どんな競技でも、単に何かあるものを〈求めて〉行なわれるだけでなく、ある事柄〈について〉、ある手段〈によって〉、あるものと〈対抗して〉行なわれている。人々は力や技、知識や富について競い、金離れのよさとか、幸福の程度について争い、さらに家柄や子孫の数についても〈一番〉になろうとして競争する。

肉体の力や武器によって、知恵や握り拳によって争う。浪費ぶりを見せびらかすことによって、自分の自慢や他人の悪口で大言壮語することによって、賽筒を振ることによって競い合う。遂には互いに対抗し、張り合って悪知恵や欺瞞によって相手に勝とうとする。

ところでわれわれ現代の感情からすれば、悪知恵やごまかしを用いるならば、競技の遊戯的な部分は故意に破壊され、遊戯は遊戯でないものになってしまうではないかと感じられる。遊戯の精髄は、何といっても規則を守るということにあるのだから。(ホイジンガ『ホモ・ルーデンス』(中央公論社)高橋英夫訳、p. 99

 「遊び」が競技化し、「遊ぶ」ことよりも「勝つ」ことが優先されることになってしまえば、それは最早「遊び」ではなくなってしまう。「遊び」には独自の「決まり」がある。が、「勝つ」ことが至上命令となれば、この「決まり」はあっさりと反故(ほご)にされてしまうに違いないのである。

 しかし、古代文化というものは、当時の民衆の感情もそうなのだが、われわれの道徳的判断とは少しも合致しないのだ。兎と針鼠(ハリネズミ)の寓話では、主人公の役は欺(あざむ)いて勝った方が占めている。神話の英雄たちの多くは、瞞着(まんちゃく)をしたり、外からの助けを借りて勝っている。(同)

 戦いに勝った方が生き残り、勝者が歴史を作る。善悪の問題よりも、勝敗の方が優先されるのが現実だということである。だから、子供が読む寓話にも勝つことの大事さが扱われ、欧米人の魂の源たる神話においても、勝者の物語が紡(つむ)がれるのである。

 これらすべての場合、相手の裏をかく、欺瞞(ぎまん)ということそれ自体が改めて競争の主題となり、いわば1つの遊戯の形をとっているのである。すでに述べたように、この欺瞞の遊戯者は〈遊戯破り〉ではない。彼は遊戯規則をちゃんと守ってやっているかのような振りをしながら、そのごまかしを取り押えられるまで、みなと一緒に遊戯しつづけている。(同、p. 100)
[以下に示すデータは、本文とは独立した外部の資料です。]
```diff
@@ -778,11 +908,17 @@
   } else if (vec) {
     Wgrad2Args w2;
     w2.fa = fa; w2.fb = fb; w2.pairs = pairs; w2.koff = koff_dev; w2.partial = reinterpret_cast<float *>(ws);
-    w2.ca = ca; w2.cb = cb; w2.K = K; w2.a_col = a_col; w2.pch = pch; w2.nbg = wg_ngroups(cb); w2.interleave = interleave;
-    const dim3 grid2((unsigned)(interleave == 2 ? 8 * ((ns + 7) / 8) : ns), (unsigned)(((wg_ngroups(ca) + 1) / 2) * ((wg_ngroups(cb) + 1) / 2)));
-    if (dtype == 0) hipLaunchKernelGGL(wgrad2_kernel<Fp32>, grid2, dim3(256), 0, st, w2);
-    else if (dtype == 1) hipLaunchKernelGGL(wgrad2_kernel<Bf16>, grid2, dim3(256), 0, st, w2);
-    else hipLaunchKernelGGL(wgrad2_kernel<Fp16>, grid2, dim3(256), 0, st, w2);
+    w2.ca = ca; w2.cb = cb; w2.K = K; w2.a_col = a_col; w2.plan = plan; w2.nbg = wg_ngroups(cb); w2.interleave = interleave;
+    const unsigned npos = (unsigned)(interleave == 2 ? 8 * ((ns + 7) / 8) : ns), nsy = (unsigned)wgrad2_nsy(ca, cb, nw);
+    w2.nsy = plan.cut != kNoCut ? (int)nsy : 0;
+    const dim3 grid2 = w2.nsy ? dim3(npos * nsy, 1u) : dim3(npos, nsy);
+    PCS_T(wgrad_trace_reset(st);)
+    if (dtype == 0) {
+      const Wgrad2Fn fn = wgrad2_f32_kernel(nw, wg_gwidth(ca), wg_gwidth(cb));
+      if (!fn) { set_error("pcs_conv_wgrad_f32: no kernel instance for this shape"); return PCS_EINVAL; }
+      hipLaunchKernelGGL(fn, grid2, dim3(64 * nw), 0, st, w2);
+    } else if (dtype == 1) hipLaunchKernelGGL((wgrad2_kernel<Bf16, 4, 0, 0>), grid2, dim3(256), 0, st, w2);
+    else hipLaunchKernelGGL((wgrad2_kernel<Fp16, 4, 0, 0>), grid2, dim3(256), 0, st, w2);
   } else {
     dim3 grid((unsigned)ns, (unsigned)ceil_div(ca, 128), (unsigned)ceil_div(cb, 128));
     hipLaunchKernelGGL(wgrad_kernel<false>, grid, dim3(256), 0, st, w);
@@ -791,12 +927,12 @@
   if (rc) return rc;
   if (vec && (((uintptr_t)ws | (uintptr_t)gW) & 15) == 0) {
     hipLaunchKernelGGL(wgrad_reduce4_kernel, dim3((unsigned)ceil_div(cc, 64), K), dim3(256), 0, st,
-                       reinterpret_cast<const float *>(ws), koff_dev, (int)K, pch, cc, gW);
+                       reinterpret_cast<const float *>(ws), koff_dev, (int)K, plan, cc, gW);
   } else {
     int gx = (int)ceil_div(cc, 256);
     if (gx > 64) gx = 64;
     hipLaunchKernelGGL(wgrad_reduce_kernel, dim3(gx, K), dim3(256), 0, st,
-                       reinterpret_cast<const float *>(ws), koff_dev, (int)K, pch, cc, gW);
+                       reinterpret_cast<const float *>(ws), koff_dev, (int)K, plan, cc, gW);
   }
   return check_launch("pcs_conv_wgrad_f32(reduce)");
 }
@@ -823,3 +959,11 @@
   if ((ca % 4) || (cb % 4) || (((uintptr_t)fa | (uintptr_t)fb) & 15)) { set_error("pcs_conv_wgrad_f32_bf16x3: needs 16-byte granular rows"); return PCS_EUNSUPPORTED; }
   return conv_wgrad_any(fa, ca, fb, cb, pairs, a_col, koff_dev, koff_host, K, gW, ws, ws_bytes, 0, stream, true);
 }
+
+#if PCS_TRACE
+extern "C" int pcs_debug_wgrad_trace(long long *host_out) {
+  if (!g_wtrace_host_ptr || !host_out) return PCS_EINVAL;
+  if (hipDeviceSynchronize() != hipSuccess) return PCS_ELAUNCH;
+  return hipMemcpy(host_out, g_wtrace_host_ptr, (size_t)kWTraceWaves * 2 * sizeof(long long), hipMemcpyDeviceToHost) == hipSuccess ? PCS_OK : PCS_ELAUNCH;
+}
+#endif
```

 が、果たして「欺瞞」は<遊戯破り>ではないのだろうか。無論、相手を欺(あざむ)きながら「遊び」を楽しむことは可能である。さらに言えば、互いに欺き合うような「遊び」があってもよい。問題は、勝つことが最優先にされてしまうことであり、勝つことだけにしか興味関心がなくなってしまうことである。詰まり、このような「勝利至上主義」に陥った時点で、それは「遊び」ではなくなるのではないだろうか。